Au fil des lectures : reçu 10/10

mai 2023

« Une vérité appartient, non pas au premier qui la dit, mais au premier qui la prouve. » (traité 1ère ed.)

« L’absolutisme inefficace »,
Jean-François Revel 1992

La Décade n’a pas pour mission de chroniquer les livres politiques. Toutefois dans un pays qui a fait le choix d’installer un niveau de dépenses et de recettes publiques tel que l’illustre l’Insee, il est difficile de soutenir que le champ économique échappe à la politique…

Dépenses et recettes publiques

Jean-François Revel (1924-2006), journaliste et essayiste fut aussi enseignant et notamment professeur de philosophie au lycée Jean-Baptiste Say à Paris de 1959 à 1963. Publié en 1992, presque à mi-chemin entre aujourd’hui et la réforme de 1962 instaurant l’élection du Président de la République au suffrage universel direct, l’essai de Revel mérite d’être relu. Cherchant à établir un exécutif stable, la constitution de 1958 a produit une institution présidentielle devenue progressivement omnipotente, irresponsable et finalement inefficace. Le pouvoir présidentiel envahit tout, s’occupe de tout mais paralyse l’action et reste sans prise sur la société et impuissant à réformer. Le pouvoir législatif et le pouvoir judicaire perdent leur autorité, tandis que les médias et les réseaux dictent leur loi. C’est ce que Jean-François Revel appelle l’absolutisme inefficace qui risque de se transformer en anarchie autoritaire. Les lecteurs de la Décade voudront sûrement rapidement (re)devenir de gourmands lecteurs de Revel après cette mise en bouche :

« L’État dépense trop parce qu’il dépense mal. Ce n’est pas verser dans le populisme, c’est au contraire le prévenir, que de pousser le pouvoir à dépenser mieux pour nous permettre de payer moins. L’impuissance gouvernementale à y parvenir explique en grande partie la montée des partis protestataires et le fameux désintérêt des citoyens pour la vie politique classique. Comment demander aux Français le civisme alors que le pouvoir leur donne le spectacle de l’incivisme ? Et il aggrave tout quand il s’efforce de calmer les citoyens non en réduisant les prélèvements mais en jouant la carte du clientélisme catégoriel, avec en outre le dessein d’en fidéliser ainsi un certain nombre en tant qu’électeurs. Cette course à l’abîme a, bien entendu, ses limites comme le montrent les débâcles électorales, chacun finissant par penser qu’il ne reçoit pas assez et qu’il paye trop. »

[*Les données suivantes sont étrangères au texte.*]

## Add K-packed bf16x3 MFMA weight-gradient kernel for 5x5 stride-1 small-Cb convs

Adds a new wgrad kernel for 5x5 stride-1 convolutions with at most three output-side channels. It packs the kernel-width taps and channels into the MFMA K dimension using shifted LDS copies of the q rows, instead of using the mode-3 layout that wastes MFMA lanes. Global loads for the next tile are overlapped with the MFMA loop, and the kernel is enabled by default through an env toggle. The cost is a more complex LDS layout, extra MFMAs on two waves to cover the fifth kernel row, and higher LDS use per workgroup.

```diff
diff --git a/include/jvae_hip.h b/include/jvae_hip.h
--- a/include/jvae_hip.h
+++ b/include/jvae_hip.h
@@ -22,6 +22,8 @@
                                    int transposed);
 int jvae_conv2d_set_split_bf16(int mode);
 int jvae_conv2d_set_split_shape16(int on);
+int jvae_conv2d_set_wgrad_kpack(int on);
+const char* jvae_conv2d_wgrad_form(int N, int Cin, int H, int W, int Cout, int KH, int KW, int S, int P, int OP, int transposed);
 int jvae_conv2d_out_shape(int H, int W, int KH, int KW, int S, int P, int OP, int transposed, int* OH, int* OW);
 int jvae_conv2d_route(int dir, int layout, int bias, int stats, int y_f32, int aff_kind,
                       int N, int Cin, int H, int W, int Cout, int KH, int KW, int S, int P, int OP, int transposed,
diff --git a/joint-vae_amd/csrc/conv_api.hip b/joint-vae_amd/csrc/conv_api.hip
--- a/joint-vae_amd/csrc/conv_api.hip
+++ b/joint-vae_amd/csrc/conv_api.hip
@@ -95,6 +95,14 @@
     }
 }
 
+int jvae_conv2d_set_wgrad_kpack(int on) { return jvae_conv5_wgrad_x3_set_kpack(on); }
+
+const char* jvae_conv2d_wgrad_form(int N, int Cin, int H, int W, int Cout, int KH, int KW, int S, int P, int OP, int transposed) {
+    ConvGeom g; int oh, ow;
+    if (!jvae_make_geom(N, Cin, H, W, Cout, KH, KW, S, P, OP, transposed, &g, &oh, &ow)) return nullptr;
+    return jvae_conv_wgrad_form(g, transposed);
+}
+
 int jvae_conv2d_out_shape(int H, int W, int KH, int KW, int S, int P, int OP, int transposed, int* OH, int* OW) {
     ConvGeom g;
     if (!OH || !OW) return JVAE_EINVAL;
diff --git a/joint-vae_amd/csrc/conv_dispatch.h b/joint-vae_amd/csrc/conv_dispatch.h
--- a/joint-vae_amd/csrc/conv_dispatch.h
+++ b/joint-vae_amd/csrc/conv_dispatch.h
@@ -59,6 +59,8 @@
 int jvae_conv5_wgrad_x3(const float* ps, const float* q, float* dw, int accumulate, int swapflip,
                         int N, int Ca, int WS, int Cb, int S, int P, float* ws, hipStream_t st,
                         const InAff* aff_p = nullptr, const InAff* aff_q = nullptr);
+int jvae_conv5_wgrad_x3_set_kpack(int on);
+const char* jvae_conv5_wgrad_x3_form(int Cb, int S);
 
 bool jvae_make_geom(int N, int Cin, int H, int W, int Cout, int KH, int KW, int S, int P, int OP, int transposed,
                     ConvGeom* g, int* OH, int* OW);
@@ -86,6 +88,7 @@
     bool aff_ok;
 };
 ConvRoute jvae_conv_route(const ConvGeom& g, int transposed, ConvDir dir, ConvLayout layout, CallFlags f);
+const char* jvae_conv_wgrad_form(const ConvGeom& g, int transposed);
 inline int jvae_aff_kind(const InAff* aff) { return !aff ? 0 : (aff->relu == JVAE_ACT_LEAKY ? 2 : 1); }
 inline bool jvae_ws_short(const ConvRoute& r, const void* ws, size_t ws_bytes) { return r.ws && (!ws || ws_bytes < r.ws); }
 template <class T>
diff --git a/joint-vae_amd/csrc/conv_dispatch.hip b/joint-vae_amd/csrc/conv_dispatch.hip
--- a/joint-vae_amd/csrc/conv_dispatch.hip
+++ b/joint-vae_amd/csrc/conv_dispatch.hip
@@ -129,6 +129,12 @@
 ConvRoute jvae_conv_route(const ConvGeom& g, int transposed, ConvDir dir, ConvLayout layout, CallFlags f) {
     if (dir == CONV_WGRAD) return wgrad_route(g, transposed, layout == CONV_B8, f);
     return fwd_route(g, transposed, dir, layout == CONV_B8, f);
+}
+
+const char* jvae_conv_wgrad_form(const ConvGeom& g, int transposed) {
+    const ConvRoute r = wgrad_route(g, transposed, false, {});
+    if (r.k != CK_WG5_X3) return "";
+    return jvae_conv5_wgrad_x3_form(wg_op(g, r.swap).Cb, r.S);
 }
 
 size_t jvae_conv_ws(const ConvGeom& g, int transposed) {
diff --git a/joint-vae_amd/csrc/conv_wgrad_x3.hip b/joint-vae_amd/csrc/conv_wgrad_x3.hip
--- a/joint-vae_amd/csrc/conv_wgrad_x3.hip
+++ b/joint-vae_amd/csrc/conv_wgrad_x3.hip
@@ -493,6 +493,286 @@
     }
 }
 
+template <int WS>
+struct WgKpGeom {
+    static constexpr int TPIX = WS >= 16 ? 128 : 64;
+    static constexpr int TH = TPIX / WS;
+    static constexpr int TILES = WS * WS / TPIX;
+    static constexpr int ROWS = TH + 4;
+    static constexpr int NG = (WS + 8) / 4;
+    static constexpr int RPE = 4 * NG;
+    static constexpr int CB = 3;
+    static constexpr int REGS = (ROWS * RPE * 2 + 127) / 128 * 128;
+    static constexpr int QPL = 4 * CB * REGS + 128;
+    __host__ __device__ static constexpr int region(int r) { return r * REGS + (r < 3 ? 16 * r : 8 * (r + 3)); }
+    static constexpr int RW = 64 / NG;
+    static_assert(4 * RW >= CB * ROWS, "the four waves cover the patch rows of the three channels");
+    static constexpr int PS = 4 * TPIX;
+    static constexpr int PITEMS = 4 * (TPIX / 2);
+    static constexpr int LDS_BYTES = 3 * (QPL + PS * 16);
+    static_assert(QPL % 16 == 0 && (RPE * 2) % 8 == 0, "aligned planes and rows");
+};
+
+typedef unsigned int u32x2 __attribute__((ext_vector_type(2)));
+
+__device__ __forceinline__ bf16x8 lds_pix8(const unsigned char* base, int off) {
+    const bf16x4 lo = *(const lds_bf16x4*)(base + off);
+    const bf16x4 hi = *(const lds_bf16x4*)(base + off + 8);
+    return __builtin_shufflevector(lo, hi, 0, 1, 2, 3, 4, 5, 6, 7);
+}
+
+template <int WS, int AFF>
+__global__ __launch_bounds__(256, 2) void conv5_wgrad_x3_kpack_kernel(WgX3P p) {
+    using G = WgKpGeom<WS>;
+    extern __shared__ __attribute__((aligned(16))) unsigned char lds_raw[];
+    unsigned char* const Qw = lds_raw;
+    u32x4* const Pt = reinterpret_cast<u32x4*>(lds_raw + 3 * G::QPL);
+    const unsigned char* const Qb = lds_raw;
+    const unsigned char* const Pb = lds_raw + 3 * G::QPL;
+    constexpr int NT8 = 8;
+    __shared__ __attribute__((aligned(16))) float ctab[AFF ? 2 * NT8 : 4];
+
+    const int tid = threadIdx.x, lane = tid & 63, wave = tid >> 6;
+    const int a0 = blockIdx.y * 32;
+    if (AFF && tid < NT8) {
+        const bool ok = p.aff_q.sc && tid < p.Cb;
+        ctab[tid] = ok ? p.aff_q.sc[tid] : 0.f;
+        ctab[NT8 + tid] = ok ? p.aff_q.sh[tid] : 0.f;
+    }
+    float cr[16];
+    if constexpr (AFF != 0) {
+        const int ch0 = a0 + (tid % 4) * 8;
+#pragma unroll
+        for (int ci = 0; ci < 8; ++ci) {
+            const bool ok = p.aff_p.sc && ch0 + ci < p.Ca;
+            cr[ci] = ok ? p.aff_p.sc[ch0 + ci] : 0.f;
+            cr[8 + ci] = ok ? p.aff_p.sh[ch0 + ci] : 0.f;
+        }
+    }
+
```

En attendant de célébrer le centenaire Revel en 2024 dont il sera intéressant de voir la place qui lui sera donnée dans les multiples exercices mémoriels publics, les lecteurs de la Décade visiteront le site chezrevel.net donnant un accès généreux à des archives sonores et vidéo qui rappellent la largeur et la profondeur de la réflexion et de l’œuvre de l’académicien.